Use data in fragments
You first need to see, what is your requirement? From a large database then you can access the required amount of data that you want to work on. So, that there is no memory error.
Work on the required system
Memory concept depends upon the system to system. So, if you are working on a large database then you need a more powerful system. For example, companies like Google can’t use a normal system to store such a tremendous amount of large data they use Ubuntu Linux.
Using an RDBMS (relational database management system) is also a good method to get rid of memory errors. In this method, you can take the data which you want to work on without uploading the whole database into your python. Some common databases are my SQL Server, MySQL, Postgres, oracle. Among them, oracle is most preferred.
Till now you have seen what is memory error, and how you solve it to get an error-free program. Unlike some other errors, MemoryError is slightly complicated as this error is not because you did something wrong in the program. This occurs due to a memory problem whether your memory is full or you did something wrong while importing something, or
your configuration has some problem. Generally, when this error comes the first thing that should come to your mind is the database or any application you are trying to access is very large that python can’t handle. Because this is considered as the main cause or generally that’s why memory error occurs.

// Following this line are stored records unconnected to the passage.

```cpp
constexpr int kErrReplicasNeedOneWave = 1, kErrLaunchTooLong = 2, kErrMirrorOutOfSync = 4, kErrSweepNeedsOrderInRegisters = 8, kErrNoKernelBody = 16;
__device__ __forceinline__ void device_error(const StepArgs &a, int code) {
#if defined(__HIP_DEVICE_COMPILE__)
  if (threadIdx.x == 0) (void)atomicOr(a.ch.error, code);
#endif
}
template <class M, class = void> struct MirrorCheckOf { static constexpr bool value = false; };
template <class M> struct MirrorCheckOf<M, void_of<decltype(M::kMirrorCheck)>> { static constexpr bool value = M::kMirrorCheck; };

template <class Model, int G, int BT = 256, bool GL = false, bool SW = false, bool CT = false>
__device__ __forceinline__ void step_body(const StepArgs &a, unsigned char *smem) {
  constexpr int kPassU = SW ? (CertNeedsRows<Model>::value ? 2 : 4) : (BT >= 1024 ? 4 : 8);
  const int tid = threadIdx.x, nt = blockDim.x;
  constexpr bool kMulti = G > 64;
  if (!kMulti && a.cpb > 0 && nt != 64) { device_error(a, kErrReplicasNeedOneWave); return; }
  if (a.n_steps > 65535) { device_error(a, kErrLaunchTooLong); return; }
  const int CPB = kMulti ? G / 64 : ((a.cpb > 0 && a.cpb < nt / G) ? a.cpb : nt / G);
  const int c_raw = kMulti ? tid / 64 : tid / G;
  const int c_in = c_raw < CPB ? c_raw : CPB - 1, sub = tid % G;
  const int P = a.pl.P;
  const int n_named = a.pl.n_params;
  const LdsLayout L = lds_layout(DataBytesOf<Model, GL>::get(a.d, G, nt), P, CPB, a.pl.max_top, n_named, kMulti);

  const unsigned char *data_lds = smem + L.data;
  double *Sblk = reinterpret_cast<double *>(smem + L.state);
  CompConst *cc = reinterpret_cast<CompConst *>(smem + L.cc);
  uint8_t *adapt = smem + L.adapt;
  int32_t *pl_base = reinterpret_cast<int32_t *>(smem + L.pl), *pl_len = pl_base + n_named, *pl_top = pl_len + n_named, *pl_multidim = pl_top + n_named, *pl_inner = pl_multidim + n_named;
  const bool wide_idx = a.pl.max_top > kByteTop, wide_perm = n_named > kPackedNamed;
  const IndexColumn idx{smem + L.idx + (wide_idx ? 2 * c_in : c_in), CPB, wide_idx};
  const IndexColumn pcol{smem + L.perm + 2 * c_in, CPB, true};
  double *SDme = reinterpret_cast<double *>(smem + L.pls) + (size_t)c_in * L.stride;
  int2 *CNTme = reinterpret_cast<int2 *>(smem + L.cnt) + (size_t)c_in * L.stride;
  uint32_t *TOTme = reinterpret_cast<uint32_t *>(smem + L.tot) + (size_t)c_in * L.stride;
  double *LOGPLSme = reinterpret_cast<double *>(smem + L.logpls) + (size_t)c_in * L.stride;
  int32_t *BCme = reinterpret_cast<int32_t *>(smem + L.bc) + (size_t)c_in * L.stride;
  CrossWave xw{reinterpret_cast<double *>(smem + L.xw), 0};
  typename CacheOf<Model>::type cache = CacheOf<Model>::init();

  Model::stage(smem + L.data, a.d, tid, nt, G);
  for (int p = tid; p < P; p += nt) { cc[p] = a.cc[p]; adapt[p] = a.is_adapting[p]; }
  for (int i = tid; i < 4 * n_named; i += nt) pl_base[i] = a.pl.tab[i];
  for (int i = tid; i < n_named; i += nt) pl_inner[i] = a.pl.tab[n_named + i] / a.pl.tab[2 * n_named + i];

  const int64_t chain_raw = kMulti ? (int64_t)blockIdx.x : (int64_t)blockIdx.x * CPB + c_in;
  const bool live = chain_raw < a.C;
  const int64_t cl = live ? chain_raw : a.C - 1;
  const bool writer = live && sub == 0;
  const bool counter = sub == 0 && c_raw < CPB;
  const int64_t C = a.C;

  double *Sme = Sblk + (size_t)c_in * L.stride;
  for (int p = 0; p < P; ++p) {
    Sme[p] = a.ch.state[p * C + cl];
    SDme[p] = exp_v8(a.ch.prop_log_scale[p * C + cl]);
    CNTme[p] = make_int2(a.ch.acceptance_count[p * C + cl], a.ch.iterations_since_adaption[p * C + cl]);
    TOTme[p] = 0u;
    if constexpr (kMulti) { LOGPLSme[p] = a.ch.prop_log_scale[p * C + cl]; BCme[p] = a.ch.batch_count[p * C + cl]; }
  }
  const StateView S{Sme};
  uint64_t perm = wide_perm ? 0ull : a.ch.perm[cl];
  if (wide_perm)
    for (int k = 0; k < n_named; ++k) pcol.set(k, (int)a.ch.perm16[(int64_t)k * C + cl]);
  typename RngOf<Model, G, GL, SW>::type rng;
  if constexpr (GL) rng.init(a.seed, a.chain_offset + (uint64_t)cl, a.ch.rng_n[cl], tid, reinterpret_cast<double *>(smem + L.data + Model::gl_lds_bytes(a.d.pad, 0)) + (size_t)(tid >> 6) * 256);
  else if constexpr (SW) rng.init(a.seed, a.chain_offset + (uint64_t)cl, a.ch.rng_n[cl], tid, reinterpret_cast<double *>(smem + L.data + Model::window_offset(a.d, nt / 64)) + (size_t)(tid >> 6) * 256);
  else rng.init(a.seed, a.chain_offset + (uint64_t)cl, a.ch.rng_n[cl], tid);
  double lp_curr = a.ch.lp_curr[cl];
  __syncthreads();
  constexpr bool kCert = CT && CertifiedAt<Model, G>::value && !GL && (SW == CertNeedsRows<Model>::value);
  static_assert(kCert == CT, "a certified kernel is instantiated for a model that has no certified value at this lane count");
  constexpr bool kRefOrder = kCert && G > 1 && RefOrderOf<Model>::value;
  auto expression = [&]() -> double {
    if constexpr (kRefOrder) return Model::template reference_order<G>(cache, S, a.mc, a.d, data_lds, sub);
    else if constexpr (!GL) return log_post<Model, G, kPassU>(S, a, data_lds, sub, xw, cache);
    else return 0.0;
  };
  if constexpr (!GL) { if (a.init_lp) lp_curr = expression(); }
  double lpA = lp_curr, epsA = 0.0;
  bool lp_exact = true;
  if constexpr (kCert) { if (!a.init_lp) { epsA = a.ch.lp_eps[cl]; lp_exact = epsA == 0.0; } }
  (void)lpA; (void)epsA; (void)lp_exact;
#if defined(AMWG_AUDIT)
  constexpr bool kAudit = kCert;
#else
  constexpr bool kAudit = false;
#endif
  [[maybe_unused]] double audE = 0.0, aud_max_v = 0.0, aud_max_d = 0.0;
  [[maybe_unused]] uint32_t aud_n = 0u, aud_bad = 0u;
  [[maybe_unused]] auto audit_bin = [&](int which, double ratio) {
#if defined(AMWG_AUDIT)
    if (writer) {
      int b = 0;
      if (ratio > 0.0) { b = (int)((f64_bits(ratio) >> 52) & 0x7ffu) - 1023 + 40; b = b < 1 ? 1 : (b > 63 ? 63 : b); }
      if (!(ratio == ratio)) b = 63;
      (void)atomicAdd(cold_args()->ch.audit_hist + which * 64 + b, 1ull);
    }
#endif
  };
  [[maybe_unused]] auto audit_adversarial_u = [&](double ex, double eta, double u, int parity) -> double {
    if (!(eta < 0x1p-8) || !(ex > 0x1p-900) || !(ex < kInf)) return u;
    const double below = ex * (1.0 - 1.5 * eta), above = ex * (1.0 + 1.5 * eta);
    const double v = ((parity & 1) && above < 1.0) ? above : below;
    return (v > 0.0 && v < 1.0) ? v : u;
  };
  [[maybe_unused]] auto audit_value = [&](double A, double eps, double E) {
    if (eps == eps && eps < kInf && eps > 0.0 && E == E && __builtin_fabs(E) < kInf) {
      const double r = __builtin_fabs(A - E) / eps;
      aud_max_v = (r > aud_max_v || !(r == r)) ? r : aud_max_v;
      audit_bin(0, r);
    }
  };
  [[maybe_unused]] auto audit_difference = [&](double dA, double eta0, double dE, int verdict, double u) {
    if (eta0 == eta0 && eta0 < kInf && eta0 > 0.0 && dE == dE && __builtin_fabs(dE) < kInf) {
      const double r = __builtin_fabs(dA - dE) / eta0;
      aud_max_d = (r > aud_max_d || !(r == r)) ? r : aud_max_d;
      audit_bin(1, r);
    }
    const bool exact_acc = exp_v8(dE) > u;
    ++aud_n;
    if ((verdict > 0 && !exact_acc) || (verdict < 0 && exact_acc)) ++aud_bad;
  };
#if defined(AMWG_X_PHASES)
  uint64_t ph_acc[16];
#pragma unroll
  for (int q = 0; q < 16; ++q) ph_acc[q] = 0;
  uint64_t ph_last = __builtin_readcyclecounter();
#define AMWG_PHASE(i) do { const uint64_t ph_now = __builtin_readcyclecounter(); ph_acc[i] += ph_now - ph_last; ph_last = ph_now; } while (0)
#else
#define AMWG_PHASE(i) do { } while (0)
#endif
  auto set_state = [&](int comp, double v) {
    Sme[comp] = v;
    if constexpr (TracksState<Model>::value) Model::on_set(cache, comp, v, sub, a.d);
  };

  constexpr int D = Model::kDerived;
  const int PR = P + D;
  int64_t row = a.row0;
  int32_t next_rec = (int32_t)a.step0;
  const int P_stepped = a.pl.P_stepped;
  const bool recording = a.draws != nullptr;
  const int n_steps = a.n_steps;

  const int lane64 = tid & 63;
  int ord = lane64;
  (void)ord;
  if (SW && a.pl.max_top > 64) { device_error(a, kErrSweepNeedsOrderInRegisters); return; }
  const bool ord_in_regs = SW ? true : (G >= 64 && a.pl.max_top <= 64);
  constexpr bool kSweep = SW && !GL && LaneReuseOf<Model>::value && G == 64 && !BinaryOf<Model>::value;
  const bool sweep_rt = kSweep && ord_in_regs && a.d.pad > 0;
  if constexpr (kAudit) { if (lp_exact) audE = lp_curr; else audE = expression(); }
  wave_priority(kStepperPriority);
  auto record_draws = [&](int step) {
    if (recording && step == next_rec) {
      double *const draws = cold_args()->draws;
// ... 680 lines not shown
```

After reading this article now you also know how to tackle memory errors in different-different scenarios according to your requirement now.
FAQ (frequently asked question)
Question 1 – Can we put a limit on the memory usage in python?
Answer 1 – To limit the memory usage in the python resource module is used. So, that no extra space is wasted. Resource module measures and manage all the resources of the python program which are currently running so that there is proper management of all the memory allotted to each program.
The resource module is not an in-built module you have to download it.
Question 2 – How memory errors can be fixed?
Answer2 – Memory handling methods are as follows:
- Use small fragments of the database to word on.
- Apply RDBMS to store data.
- Use generator function while dealing with a large dataset.
- Always double-check your configuration while installation of python.
- Use coda for package installation.
Question 3 – How does python use memory?
Answer 3- Python uses memory in two parts first part is used to store the internal part and parts which are not an object. The second part of the memory is used to store objects.
Question 4 – What is a kill in python?
Answer 4 – The program that is currently running on python. If it takes a large amount of memory then a kill signal is sent which tells the user that python is running out of memory.